My previous post looked at how to take data generated by the RateBeer API, and ingest, process, and visualize it using Exploratory, a powerful R-based analytics and data science framework. In this post, I’m going to take a look at data from Bell’s Brewery, one of the two largest in Michigan (Founders is the other), and one of the top microbreweries in the US.
Since Bell’s has been around for more than 30 years, it has produced a lot of different beers – 362 in total, according to the RateBeer data. Thiis gives me a lot of data to work with, but we’ll want to do some filtering in order to visualize the data in a meaningful way. As in the last post, my starting point is a .json file imported into Exploratory.

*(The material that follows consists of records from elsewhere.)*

# spiraldb/fastlanes

Measured on AMD Instinct MI355X. Metric: billion integers/sec decoded (u32 width-7) + achieved HBM GB/s vs peak, 1-8 GPU, higher is better.
Workload: dtype u32

## Files before the change

fastlanes_amd/csrc/fl_pair.hip:

```cpp
#include "../../include/fastlanes_amd.h"
#include "../../include/fastlanes_amd_internal.h"
#include "fl_host.hpp"
#include "fl_stream.hpp"

#include <algorithm>
#include <atomic>
#include <cmath>
#include <memory>
#include <mutex>
#include <new>
#include <vector>

namespace {

using namespace fl;

int probe_classes(char* base, size_t n, size_t piece, int* classes, hipStream_t s)
{
    constexpr unsigned PROBE_WIDTH = 20;
    const size_t probe_blocks = std::min<size_t>(2000000, piece / (128 * PROBE_WIDTH));
    const size_t mask_off = piece - std::min<size_t>(piece / 2, (size_t)1 << 30);
    for (size_t g = 0; g < n; ++g) classes[g] = -1;
    if (n == 0 || probe_blocks == 0) return FL_OK;
    int rc = FL_OK;
    auto probe_ms = [&](size_t gi, size_t gm, float& ms) {
        const uint32_t* src = reinterpret_cast<const uint32_t*>(base + gi * piece);
        uint32_t* mask = reinterpret_cast<uint32_t*>(base + gm * piece + mask_off);
        return median_ms(s, 1, 3, [&] {
            const int saved = fl::window_override_this_thread();
            fl::window_override_this_thread() = fl::WINDOW_WHOLE;
            const int r = fl_u32_unpack_compare(PROBE_WIDTH, src, FL_CMP_LT, 1u << (PROBE_WIDTH - 1), probe_blocks, mask, s);
            fl::window_override_this_thread() = saved;
            return r;
        }, &ms);
    };
    float threshold = 0.f;
    std::vector<float> ms(n);
    for (int c = 0; c < 3 && rc == FL_OK; ++c) {
        size_t rep = 0;
        while (rep < n && classes[rep] != -1) ++rep;
        if (rep == n) break;
        classes[rep] = c;
        rc = fl_fill_random(base + rep * piece, probe_blocks * 128 * PROBE_WIDTH, 17 + rep, s);
        float slowest = 0.f, fastest = 1e30f;
        size_t others = 0;
        for (size_t g = 0; g < n && rc == FL_OK; ++g) {
            if (classes[g] != -1) continue;
            rc = probe_ms(rep, g, ms[g]);
            slowest = std::max(slowest, ms[g]);
            fastest = std::min(fastest, ms[g]);
            ++others;
        }
        if (rc != FL_OK || others == 0) break;
        if (threshold == 0.f) {
            if (slowest - fastest <= 0.05f * slowest) break;
            threshold = 0.5f * (slowest + fastest);
        }
        for (size_t g = 0; g < n; ++g)
            if (classes[g] == -1 && ms[g] > threshold) classes[g] = c;
    }
    return rc;
}

constexpr size_t PAIR_ALIGN = 256, PAIR_ZONE = (size_t)64 << 30, PAIR_MIB = (size_t)1 << 20, PAIR_GIB = (size_t)1 << 30;
constexpr size_t PAIR_INTERLEAVED_MIN = 8 * PAIR_GIB;
inline size_t pair_pad(size_t b) { return (b + PAIR_ALIGN - 1) & ~(PAIR_ALIGN - 1); }


std::mutex g_live_mutex;
std::vector<std::pair<uintptr_t, uintptr_t>> g_live;
std::atomic<int> g_live_count{0};
void live_pair_add(const char* va, size_t bytes)
{
    const uintptr_t lo = reinterpret_cast<uintptr_t>(va);
    std::lock_guard<std::mutex> lock(g_live_mutex);
    g_live.emplace_back(lo, lo + bytes);
    g_live_count.store((int)g_live.size(), std::memory_order_relaxed);
}
void live_pair_remove(const char* va)
{
    const uintptr_t lo = reinterpret_cast<uintptr_t>(va);
    std::lock_guard<std::mutex> lock(g_live_mutex);
    g_live.erase(std::remove_if(g_live.begin(), g_live.end(), [&](const auto& r) { return r.first == lo; }), g_live.end());
    g_live_count.store((int)g_live.size(), std::memory_order_relaxed);
}

constexpr int CACHE_DEVICES = 16;
std::vector<hipMemGenericAllocationHandle_t> g_chunk_cache[CACHE_DEVICES];
size_t g_chunk_cache_limit = 0;
std::atomic_flag g_chunk_cache_lock = ATOMIC_FLAG_INIT;
void recycle_chunk(hipMemGenericAllocationHandle_t h, int dev)
{
    bool kept = false;
    if (dev >= 0 && dev < CACHE_DEVICES) {
        while (g_chunk_cache_lock.test_and_set(std::memory_order_acquire)) {}
        if (g_chunk_cache[dev].size() < g_chunk_cache_limit) { g_chunk_cache[dev].push_back(h); kept = true; }
        g_chunk_cache_lock.clear(std::memory_order_release);
    }
    if (!kept) (void)hipMemRelease(h);
}
bool cached_chunk(int dev, hipMemGenericAllocationHandle_t& h)
{
    bool got = false;
    if (dev >= 0 && dev < CACHE_DEVICES) {
        while (g_chunk_cache_lock.test_and_set(std::memory_order_acquire)) {}
        if (!g_chunk_cache[dev].empty()) { h = g_chunk_cache[dev].back(); g_chunk_cache[dev].pop_back(); got = true; }
        g_chunk_cache_lock.clear(std::memory_order_release);
    }
    return got;
}
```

We’ll start with a bubble plot, as this is an effective way to see general patterns in the data. Once again, we’ll place ABV on the y-axis, and average user ratings on the x-axis:
As you can see, there’s some noise in the data, particularly from a handful of beers with a 0 rating. We’ll want to filter those beers out, but even then there will be about 350 beers, many of them with very few user ratings. We would love to be able to see if there’s a correlation between ABV and ratings for Bell’s beers; to do this, we’ll need to filter the data. Fortunately, Exploratory makes this process very simple.
We simply use the percent_rank function as follows:
This will create a new column (Pct Rank) we can use to reduce our data. We can then elect to view the top 10%, 20%, or any other criteria to manage our chart display. Let’s set our filter to grab the top 10%, as shown below:
This will reduce our data set to the 37 most frequently rated beers from Bell’s. In this case, they will each have more than 300 ratings, with many beers well over 1,000 individual ratings. This will yield a robust data set for further analysis.
Remember the chart we created a moment ago? We can now use it again, this time on top of our newly reduced data set. Exploratory allows users to simply move the chart to reflect the changes made in our filtering steps:
Now the chart displays our reduced set of 37 beers:
Wow – certainly looks like a strong correlation between ABV and ratings for the most popular Bell’s beers! We can test that assumption using the Analytics tab, and running a correlation matrix:
Our correlation value of 0.73 gives us an R-squared value of 0.53 (0.73 squared), an indication that the ABV of an individual Bell’s beer explains 53% of the average rating. This is a rather strong indicator! Our finding is that ABV levels are indeed a strong predictor of average ratings for Bell’s most popular beers.
I hope you found this interesting, and thanks again for reading.